[Form 4] GENUINE PARTS CO Insider Trading Activity
Rhea-AI Filing Summary
Christopher T. Galla, SVP, General Counsel and Corporate Secretary of Genuine Parts Co. (GPC), reported a non‑derivative transaction on Form 4. On 09/11/2025 Mr. Galla disposed of 359 shares of GPC common stock as a gift to a charitable organization, recorded with a transaction code of G(1) and a reported price of $0. After the reported disposition he beneficially owned 20,535 shares.

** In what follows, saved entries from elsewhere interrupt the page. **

template <typename T, typename HAM, int SCHEME, int NT, int R, int KH, int OCC, int MODE = 0>
__global__ __launch_bounds__(NT, OCC) void fused_pair_kernel(const T* __restrict__ y, const T* __restrict__ y0,
                                                             T* __restrict__ out, const FusedArgs<T, HAM::ND> A) {
    constexpr int ND = HAM::ND;
    constexpr int LA = ND - 1;
    constexpr int PD = 2;
    constexpr bool GEN = (MODE == 0);
    constexpr bool RNG = (MODE == 3);
    constexpr bool NP = np_order(SCHEME);
    constexpr bool XP = ham_xp<HAM>::value;
    static_assert(!XP || (ND == 3 && MODE != 3), "transposed march: 3-D substeps");
    using V = typename Pair<T>::V;
    const bool use_y0 = GEN ? (A.use_y0 != 0) : (MODE == 2);
    extern __shared__ __align__(16) unsigned char hj_smem[];
    double (*red)[ND] = reinterpret_cast<double (*)[ND]>(hj_smem);
    T* lds = reinterpret_cast<T*>(hj_smem + 512);
    static_assert((NT / 64) * ND * 8 <= 512, "reduction scratch");
    const int xb = XP ? A.xbase : 0;

    asm volatile("" ::"s"(A.nblocks), "s"(A.ntiles), "s"(A.blocks_per_xcd), "s"(A.ntile[1]), "s"(A.ntile[ND - 1]), "s"(A.E[1]),
                 "s"(A.E[ND - 1]), "s"(A.n[0]), "s"(A.n[1]), "s"(A.n[ND - 1]), "s"(A.nchunks1), "s"(A.plane_begin), "s"(A.plane_end),
                 "s"(A.plane_begin2), "s"(A.plane_end2), "s"(A.chunk), "s"(A.lpitch), "s"(A.pstride[1]), "s"(A.pstride[ND - 1]),
                 "s"(A.stride0), "s"(A.halo_lo), "s"(A.halo_hi), "s"(A.lds_nbuf), "s"(A.halo_ahead), "s"(A.timing), "s"(A.edge_blocks), "s"(A.edge_count),
                 "s"(A.nchunks_e));
    asm volatile("" ::"s"(y), "s"(y0), "s"(out), "s"(A.ham.coord[0]), "s"(A.ham.coord[1]), "s"(A.ham.coord[ND - 1]), "s"(A.ham.aux[0]),
                 "s"(A.ham.aux[1]), "s"(A.bc[1]), "s"(A.bc[ND - 1]), "s"(A.use_y0));
    const int L = logical_block(A);
    if (L < 0) return;
    const T dt_launch = launch_dt<HAM>(A);
    int chunk_id, rem;
    bool down = false;
    {
        const int paired = HJ_MAYDOWN ? 2 * A.npairs * A.ntiles : 0;
        if (L < paired) {
            int pr, r2;
            fdivmod(L, fdiv_make(2 * A.ntiles), pr, r2);
            rem = r2 >> 1;
            chunk_id = 2 * pr + (r2 & 1);
            down = (r2 & 1) == 0;
        } else {
            fdivmod(L, fdiv_make(A.ntiles), chunk_id, rem);
        }
    }
    if (A.timing && threadIdx.x == 0) {
        A.timing[4 * L + 0] = wall_clock64();
        A.timing[4 * L + 2] = (unsigned long long)(__builtin_amdgcn_s_getreg((3 << 11) | 20) & 15);
        A.timing[4 * L + 3] = (unsigned long long)chunk_id;
        A.timing[4 * (size_t)A.nblocks + 8 * (size_t)L + 4] = (unsigned long long)__builtin_amdgcn_s_getreg((31 << 11) | 4);
    }
    int org[ND], tc[ND];
    FDiv fE[ND];
    tile_coords<ND>(A, rem, tc);
#pragma unroll
    for (int d = ND - 1; d >= 1; --d) {
        org[d] = min(tc[d] * A.E[d], A.n[d] - A.E[d]);
        if (XP && d == 1) org[d] = A.xwin0 + min(tc[d] * A.E[d], (A.xwin1 - A.xwin0) - A.E[d]);
        fE[d] = fdiv_make(A.E[d]);
    }
    int p_begin, p_end;
    chunk_planes(A, chunk_id, p_begin, p_end);
    const int p_first = down ? p_end - 1 : p_begin, dirn = down ? -1 : 1;
    auto plane_at = [&](int m) { return p_first + dirn * m; };
    auto clamp_q = [&](int p) { return min(max(p, p_begin - HJ_STENCIL), p_end + HJ_STENCIL - 1); };
    auto clamp_c = [&](int p) { return min(max(p, p_begin), p_end - 1); };

    int ls[ND];
    ls[LA] = 1;
#pragma unroll
    for (int d = ND - 2; d >= 1; --d) ls[d] = (d == ND - 2) ? A.lpitch : ls[d + 1] * (A.E[d + 1] + 2 * HJ_STENCIL);
    const int lds_plane = (ND >= 3) ? ls[1] * (A.E[1] + 2 * HJ_STENCIL) : A.lpitch;
    auto pad_of = [](int d) { return d == LA ? HJ_VPAD : HJ_STENCIL; };
    int tile_cells = 1;
#pragma unroll
    for (int d = 1; d < ND; ++d) tile_cells *= A.E[d];
    const int tile_slots = tile_cells >> 1;

    const int tid = threadIdx.x;

    int own_lds[R];
    unsigned own_g[R];
    typename HAM::Cell hcell[R][2];
    typename HAM::Raw hraw[R][2];
    const bool last_real = (tid + (R - 1) * NT) < tile_slots;
    unsigned nbv[R];
#pragma unroll
    for (int r = 0; r < R; ++r) {
        int c = 2 * min(tid + r * NT, tile_slots - 1);
        int lo = 0, g = 0;
        int idx[ND];
        idx[0] = 0;
        nbv[r] = 0u;
#pragma unroll
        for (int d = ND - 1; d >= 1; --d) {
            int qd, j;
            fdivmod(c, fE[d], qd, j);
            c = qd;
            const int gi = org[d] + j;
            idx[d] = gi;
            lo += (j + pad_of(d)) * ls[d];
            g += (d == 1 ? gi - xb : gi) * A.pstride[d];
            if (j + (d == LA ? 2 : 1) < A.E[d]) nbv[r] |= 1u << d;
        }
        own_lds[r] = lo;
        own_g[r] = (unsigned)g * (unsigned)sizeof(T);
        hraw[r][0] = HAM::cell_raw(A.ham, idx);
        idx[LA] += 1;
        hraw[r][1] = HAM::cell_raw_next(A.ham, idx, hraw[r][0]);
    }

    const unsigned plane_bytes = (unsigned)(A.stride0 * (long long)sizeof(T));
    const int p_lo = p_begin - HJ_STENCIL;
    const long long xoff = XP ? (long long)xb * A.pstride[1] : 0ll;
    const unsigned xspan = XP ? A.xspan : 0u;
    const unsigned span = xspan + (unsigned)(p_end + HJ_STENCIL - p_lo) * plane_bytes;
    const __amdgpu_buffer_rsrc_t ry = make_srd(y + xoff + (long long)p_lo * A.stride0, span);
    const __amdgpu_buffer_rsrc_t ry0 = make_srd(y0 + xoff + (long long)p_lo * A.stride0, use_y0 ? span : 0u);
    const __amdgpu_buffer_rsrc_t rout = make_srd(out + xoff + (long long)p_lo * A.stride0, span);
    auto load_own = [&](int p, V* dst) {
        const bool direct = (p >= 0 || A.halo_lo) && (p < A.n[0] || A.halo_hi);
        if (direct) {
            const unsigned so = (unsigned)(p - p_lo) * plane_bytes;
#pragma unroll
            for (int r = 0; r < R; ++r) dst[r] = buf_load2(ry, own_g[r], so, T());
        } else {
            const PlaneSrc<T> s = plane_src<T, ND>(A, p);
            const __amdgpu_buffer_rsrc_t rb = make_srd(y + xoff + s.off, xspan + plane_bytes);
            if (!s.ghost) {
#pragma unroll
                for (int r = 0; r < R; ++r) dst[r] = buf_load2(rb, own_g[r], 0u, T());
            } else {
                const __amdgpu_buffer_rsrc_t ri = make_srd(y + xoff + s.off_in, xspan + plane_bytes);
#pragma unroll
                for (int r = 0; r < R; ++r) {
                    const V e = buf_load2(rb, own_g[r], 0u, T()), in = buf_load2(ri, own_g[r], 0u, T());
                    V gv;
                    gv.x = ghost_value<T>(e.x, in.x, s.km);
                    gv.y = ghost_value<T>(e.y, in.y, s.km);
                    dst[r] = gv;
                }
            }
        }
    };
    auto load_y0 = [&](int p, V* dst) {
        if (use_y0) {
            const unsigned so = (unsigned)(p - p_lo) * plane_bytes;
#pragma unroll
            for (int r = 0; r < R; ++r) dst[r] = buf_load2<HJ_PAIR_AUX_Y0>(ry0, own_g[r], so, T());
        }
    };

    T q[R][2][8];
#pragma unroll
    for (int jj = 0; jj < 7; ++jj) {
        V tmp[R];
        load_own(p_begin - 3 + jj + (down ? (p_end - 1 - p_begin) : 0), tmp);
#pragma unroll
        for (int r = 0; r < R; ++r) {
            if (down) { q[r][0][6 - jj] = tmp[r].x; q[r][1][6 - jj] = tmp[r].y; }
            else { q[r][0][jj] = tmp[r].x; q[r][1][jj] = tmp[r].y; }
        }
    }
    if (A.timing && threadIdx.x == 0) A.timing[4 * (size_t)A.nblocks + 8 * (size_t)L + 0] = wall_clock64();
    if (A.timing && threadIdx.x == 0) A.timing[4 * (size_t)A.nblocks + 8 * (size_t)L + 1] = wall_clock64();
    constexpr bool HP = (ND == 4);
    constexpr int KS = HP ? 1 : KH;
    constexpr int KP = HP ? KH - 1 : 1;
    int h_lds[KS], h_dlt[KS];
    unsigned h_src[KS];
    T h_km[KS];
    bool h_real[KS];
    int hp_lds[KP], hp_dlt[KP];
    unsigned hp_src[KP];
    T hp_km[KP];
#pragma unroll
    for (int k = 0; k < KP; ++k) { hp_lds[k] = 0; hp_dlt[k] = 0; hp_src[k] = 0; hp_km[k] = T(0); }
    if constexpr (HP) {
        int areap[ND], basep[ND + 1];
        basep[1] = 0;
        FDiv fAp[ND];
        const int half = A.E[LA] >> 1;
        const FDiv fHalf = fdiv_make(half);
#pragma unroll
        for (int d = 1; d < LA; ++d) {
            areap[d] = half;
#pragma unroll
            for (int e = 1; e < LA; ++e) if (e != d) areap[d] *= A.E[e];
            basep[d + 1] = basep[d] + 2 * HJ_STENCIL * areap[d];
            fAp[d] = fdiv_make(areap[d]);
        }
#pragma unroll
        for (int k = 0; k < KP; ++k) {
            int h = tid + k * NT;
            if (h >= basep[LA]) h = 0;
#pragma unroll
            for (int d = 1; d < LA; ++d) {
                if (h < basep[d] || h >= basep[d + 1]) continue;
                int lay, c;
                fdivmod(h - basep[d], fAp[d], lay, c);
                const int jd = (lay < HJ_STENCIL) ? (lay - HJ_STENCIL) : (A.E[d] + lay - HJ_STENCIL);
                int lo = 0, g = 0;
                {
                    int qe, j;
                    fdivmod(c, fHalf, qe, j);
                    c = qe;
                    lo += (2 * j + pad_of(LA)) * ls[LA];
                    g += (org[LA] + 2 * j) * A.pstride[LA];
// ... 39 lines not shown
            fA[d] = fdiv_make(area[d]);
        }
        const int first = HP ? base[LA] : 0;
#pragma unroll
        for (int k = 0; k < KS; ++k) {
            int h = first + tid + k * NT;
            h_real[k] = h < base[ND];
            if (!h_real[k]) h = first;
            h_lds[k] = 0; h_src[k] = 0; h_dlt[k] = 0; h_km[k] = T(0);
#pragma unroll
            for (int d = 1; d < ND; ++d) {
                if (h < base[d] || h >= base[d + 1]) continue;
                const int hh = h - base[d];
                int lay, c;
                if (d == ND - 1) {
                    c = hh / (2 * HJ_STENCIL);
                    lay = hh - c * (2 * HJ_STENCIL);
                } else {
                    fdivmod(hh, fA[d], lay, c);
                }
                const int jd = (lay < HJ_STENCIL) ? (lay - HJ_STENCIL) : (A.E[d] + lay - HJ_STENCIL);
                int lo = 0, g = 0;
#pragma unroll
                for (int e = ND - 1; e >= 1; --e) {
                    if (e == d) continue;
                    int qe, j;
                    fdivmod(c, fE[e], qe, j);
                    c = qe;
                    lo += (j + pad_of(e)) * ls[e];
                    g += (org[e] + j - (e == 1 ? xb : 0)) * A.pstride[e];
                }
                lo += (jd + pad_of(d)) * ls[d];
                int gi = org[d] + jd;
                const int nd = A.n[d];
                int dlt = 0;
                T km = T(0);
                if (gi < 0 && !(XP && d == 1 && A.xh_lo)) {
                    if (A.bc[d] == HJ_BC_PERIODIC) gi += nd;
                    else { km = T(-gi) * A.km[d]; dlt = A.pstride[d]; gi = 0; }
                } else if (gi >= nd && !(XP && d == 1 && A.xh_hi)) {
                    if (A.bc[d] == HJ_BC_PERIODIC) gi -= nd;
                    else { km = T(gi - nd + 1) * A.km[d]; dlt = -A.pstride[d]; gi = nd - 1; }
                }
                h_lds[k] = lo;
                h_src[k] = (unsigned)(g + (gi - (d == 1 ? xb : 0)) * A.pstride[d]) * (unsigned)sizeof(T);
                h_dlt[k] = dlt * (int)sizeof(T);
                h_km[k] = km;
            }
        }
    }
    bool tile_ghost = false;
#pragma unroll
    for (int d = 1; d < ND; ++d) {
        const bool below = org[d] < HJ_STENCIL && !(XP && d == 1 && A.xh_lo), above = org[d] + A.E[d] + HJ_STENCIL > A.n[d] && !(XP && d == 1 && A.xh_hi);
        tile_ghost = tile_ghost || (A.bc[d] != HJ_BC_PERIODIC && (below || above));
    }
    if (A.timing && threadIdx.x == 0) A.timing[4 * (size_t)A.nblocks + 8 * (size_t)L + 2] = wall_clock64();

    T eps[ND];
    WenoK<T> wk[ND];
#pragma unroll
    for (int d = 0; d < ND; ++d) { eps[d] = T(0); wk[d].c13 = T(0); wk[d].c4 = T(0); }
    if constexpr (SCHEME == HJ_WENO5) {
        if (A.eps_nrows > 0) fold_eps_rows<T, ND, NT>(A.eps_rows, A.eps_nrows, red, eps);
#pragma unroll
        for (int d = 0; d < ND; ++d) {
            if (A.eps_nrows <= 0) eps[d] = T(1e-6) * A.max_d1sq[ham_gaxis<HAM>(d)] + Lim<T>::tiny;
            wk[d] = weno_consts<T>(eps[d], A.K[d]);
        }
    }
    constexpr bool WCARRY = SCHEME == HJ_WENO5 && (MODE == 1 || MODE == 2);
    T wl[R][2][3];
#pragma unroll
    for (int r = 0; r < R; ++r)
#pragma unroll
        for (int c = 0; c < 2; ++c) {
            wl[r][c][0] = T(0); wl[r][c][1] = T(0); wl[r][c][2] = T(0);
            if constexpr (WCARRY) {
                if (!down) weno5_left_q(weno5_line(q[r][c]), wk[0], wl[r][c]);
            }
        }
    const bool eps_prod = SCHEME == HJ_WENO5 && A.eps_part != nullptr;
    T* const obuf = lds + A.lds_nbuf * lds_plane;
    constexpr bool WX = WCARRY && ND == 3 && HJ_WENO_LDS_SHARE;
    double dmax[ND];
    V oprev[R];
#pragma unroll
    for (int d = 0; d < ND; ++d) dmax[d] = 0.0;
#pragma unroll
    for (int r = 0; r < R; ++r) { oprev[r].x = T(0); oprev[r].y = T(0); }

    auto load_halo = [&](int p, T* dst, T* dst_in, V* dstp, V* dstp_in) {
        const unsigned so = (unsigned)(p - p_lo) * plane_bytes;
#if defined(HJ_ABLATE) && (HJ_ABLATE & 8)
        (void)so;
        return;
#endif
        if constexpr (HP) {
#pragma unroll
            for (int k = 0; k < KP; ++k) dstp[k] = buf_load2(ry, hp_src[k], so, T());
        }
#pragma unroll
        for (int k = 0; k < KS; ++k) dst[k] = buf_load(ry, h_src[k], so, T());
        if (tile_ghost) {
            if constexpr (HP) {
#pragma unroll
                for (int k = 0; k < KP; ++k) {
                    dstp_in[k].x = T(0); dstp_in[k].y = T(0);
                    if (hp_dlt[k] != 0) dstp_in[k] = buf_load2(ry, hp_src[k] + (unsigned)hp_dlt[k], so, T());
                }
            }
#pragma unroll
            for (int k = 0; k < KS; ++k) {
                dst_in[k] = T(0);
                if (h_dlt[k] != 0) dst_in[k] = buf_load(ry, h_src[k] + (unsigned)h_dlt[k], so, T());
            }
        }
    };
    auto park_halo = [&](T* bufh, const T* hv, const T* hi, const V* pv, const V* pi) {
#if !(defined(HJ_ABLATE) && (HJ_ABLATE & 16))
        if (tile_ghost) {
            if constexpr (HP) {
#pragma unroll
                for (int k = 0; k < KP; ++k) {
                    V gv;
                    gv.x = ghost_value(pv[k].x, pi[k].x, hp_km[k]);
                    gv.y = ghost_value(pv[k].y, pi[k].y, hp_km[k]);
                    *reinterpret_cast<V*>(bufh + hp_lds[k]) = gv;
                }
            }
#pragma unroll
            for (int k = 0; k < KS; ++k)
                HJ_SLOT_PRED(k) bufh[h_lds[k]] = ghost_value(hv[k], hi[k], h_km[k]);
        } else {
            if constexpr (HP) {
#pragma unroll
                for (int k = 0; k < KP; ++k) *reinterpret_cast<V*>(bufh + hp_lds[k]) = pv[k];
            }
#pragma unroll
            for (int k = 0; k < KS; ++k)
                HJ_SLOT_PRED(k) bufh[h_lds[k]] = hv[k];
        }
#else
#pragma unroll
        for (int k = 0; k < KS; ++k) asm volatile("" ::"v"(hv[k]));
        if constexpr (HP) {
#pragma unroll
            for (int k = 0; k < KP; ++k) asm volatile("" ::"v"(pv[k]));
        }
#endif
    };
    const int NB = A.lds_nbuf, AH = A.halo_ahead;
    T hal[PD][KS], hin[PD][KS];
    V halp[PD][KP], hinp[PD][KP];
#pragma unroll
    for (int s = 0; s < PD; ++s) {
#pragma unroll
        for (int k = 0; k < KS; ++k) { hal[s][k] = T(0); hin[s][k] = T(0); }
#pragma unroll
        for (int k = 0; k < KP; ++k) { halp[s][k].x = T(0); halp[s][k].y = T(0); hinp[s][k].x = T(0); hinp[s][k].y = T(0); }
    }
    constexpr int AHM = HP ? 1 : 3;
    T th[AHM][KS], ti[AHM][KS];
    V tp[AHM][KP], tq[AHM][KP];
#pragma unroll
    for (int a = 0; a < AHM; ++a) {
#pragma unroll
        for (int k = 0; k < KS; ++k) { th[a][k] = T(0); ti[a][k] = T(0); }
#pragma unroll
        for (int k = 0; k < KP; ++k) { tp[a][k].x = T(0); tp[a][k].y = T(0); tq[a][k].x = T(0); tq[a][k].y = T(0); }
        if (a < AH) load_halo(clamp_c(plane_at(a)), th[a], ti[a], tp[a], tq[a]);
    }
#pragma unroll
    for (int s = 0; s < PD; ++s) load_halo(clamp_c(plane_at(AH + s)), hal[s], hin[s], halp[s], hinp[s]);
    V own[PD][R], y0s[PD][R];
    typename HAM::Plane pls[PD];
#pragma unroll
    for (int s = 0; s < PD; ++s) {
#pragma unroll
        for (int r = 0; r < R; ++r) { own[s][r].x = T(0); own[s][r].y = T(0); }
        if (s < PD - 1) load_own(clamp_q(plane_at(4 + s)), own[s]);
    }
#pragma unroll
    for (int s = 0; s < PD; ++s) {
#pragma unroll
        for (int r = 0; r < R; ++r) { y0s[s][r].x = T(0); y0s[s][r].y = T(0); }
        const int ps = clamp_c(plane_at(s));
        load_y0(ps, y0s[s]);
        pls[s] = HAM::plane(A.ham, ps, A.sc);
    }


    if (A.timing && threadIdx.x == 0) A.timing[4 * (size_t)A.nblocks + 8 * (size_t)L + 3] = wall_clock64();
#pragma unroll
    for (int r = 0; r < R; ++r) {
        hcell[r][0] = HAM::cell_fin(A.ham, hraw[r][0], A.sc);
        hcell[r][1] = HAM::cell_fin(A.ham, hraw[r][1], A.sc);
    }
#pragma unroll
    for (int a = 0; a < AHM; ++a)
        if (a < AH) park_halo(lds + a * lds_plane, th[a], ti[a], tp[a], tq[a]);
    double amax[ND];
#pragma unroll
    for (int d = 0; d < ND; ++d) amax[d] = -1.0e300;
    constexpr bool RR = ham_reads_range<HAM>::value;
    bool local_lf = false;
    if constexpr (RR) local_lf = A.ham.local_mode != 0;
    const bool BPASS = RNG && local_lf && A.bound != nullptr;
    T lw[ND];
#pragma unroll
    for (int d = 0; d < ND; ++d) {
        lw[d] = local_lf ? (A.inv_dx[d] / A.inv_dx[0]) * (A.sc[0] / A.sc[d]) : T(0);
        if (local_lf && d > 0) amax[d] = 0.0;
    }
    auto acc_alpha = [&](const T* alpha) {
        if (RR && local_lf) {
            T ssum = T(0);
#pragma unroll
            for (int d = 0; d < ND; ++d) ssum += alpha[d] * lw[d];
            amax[0] = max_acc(amax[0], (double)ssum);
        } else {
#pragma unroll
            for (int d = 0; d < ND; ++d)
                if ((HAM::PLANE_DEP >> d) & 1u) amax[d] = max_acc(amax[d], (double)alpha[d]);
        }
    };
    T rmn[ND], rmx[ND];
#pragma unroll
    for (int d = 0; d < ND; ++d) { rmn[d] = -Lim<T>::lowest; rmx[d] = Lim<T>::lowest; }
    auto sten = [&](auto dim_tag, const T* v, T& pcv, T& hdv, bool real) {
        constexpr int d = decltype(dim_tag)::value;
        if constexpr (RNG) {
            upwind_cd<SCHEME, T>(v, A.K[d], eps[d], wk[d], pcv, hdv);
            if (real && !BPASS) range_acc(rmn[d], rmx[d], pcv, hdv);
        } else {
            upwind_cd<SCHEME, T>(v, A.K[d], eps[d], wk[d], pcv, hdv);
        }
    };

The Form 4 was signed on 09/15/2025 by an attorney‑in‑fact. The filing indicates the reporting person’s address in Atlanta, GA, and that this Form 4 was filed individually by one reporting person.
Positive
- Transparent disclosure of an insider transaction with full Form 4 reporting
- Transaction identified as a charitable gift (G(1)), indicating non‑market disposition
- Post‑transaction beneficial ownership disclosed (20,535 shares)
Negative
- None.
Insights
TL;DR: Routine insider disclosure of a charitable gift; no indication of trading for personal benefit.
This Form 4 documents a reported disposition of 359 shares via a charitable gift (transaction code G(1)), which is a common non‑market transfer that insiders use for philanthropy or tax planning. The report clarifies post‑transaction beneficial ownership of 20,535 shares and includes a timely signature by an attorney‑in‑fact. There are no derivative transactions, amendments, or multiple reporting persons indicated. From a governance standpoint, the filing meets Section 16 disclosure norms and shows transparency about insider holdings without revealing compensatory or opportunistic trading behavior in the source document.
TL;DR: Filing appears complete and procedural; transaction is a gift, not a sale.
The entry uses transaction code G(1) and lists price as $0, consistent with a charitable transfer. The filing identifies the reporter's role as SVP, General Counsel and Corporate Secretary and provides the reporter's address. The signature block dated 09/15/2025 by an attorney‑in‑fact indicates proper execution. No indications of Rule 10b5‑1 plan or other trading arrangements are present in the text provided. For compliance reviews, no apparent discrepancies or missing required fields are evident in the supplied content.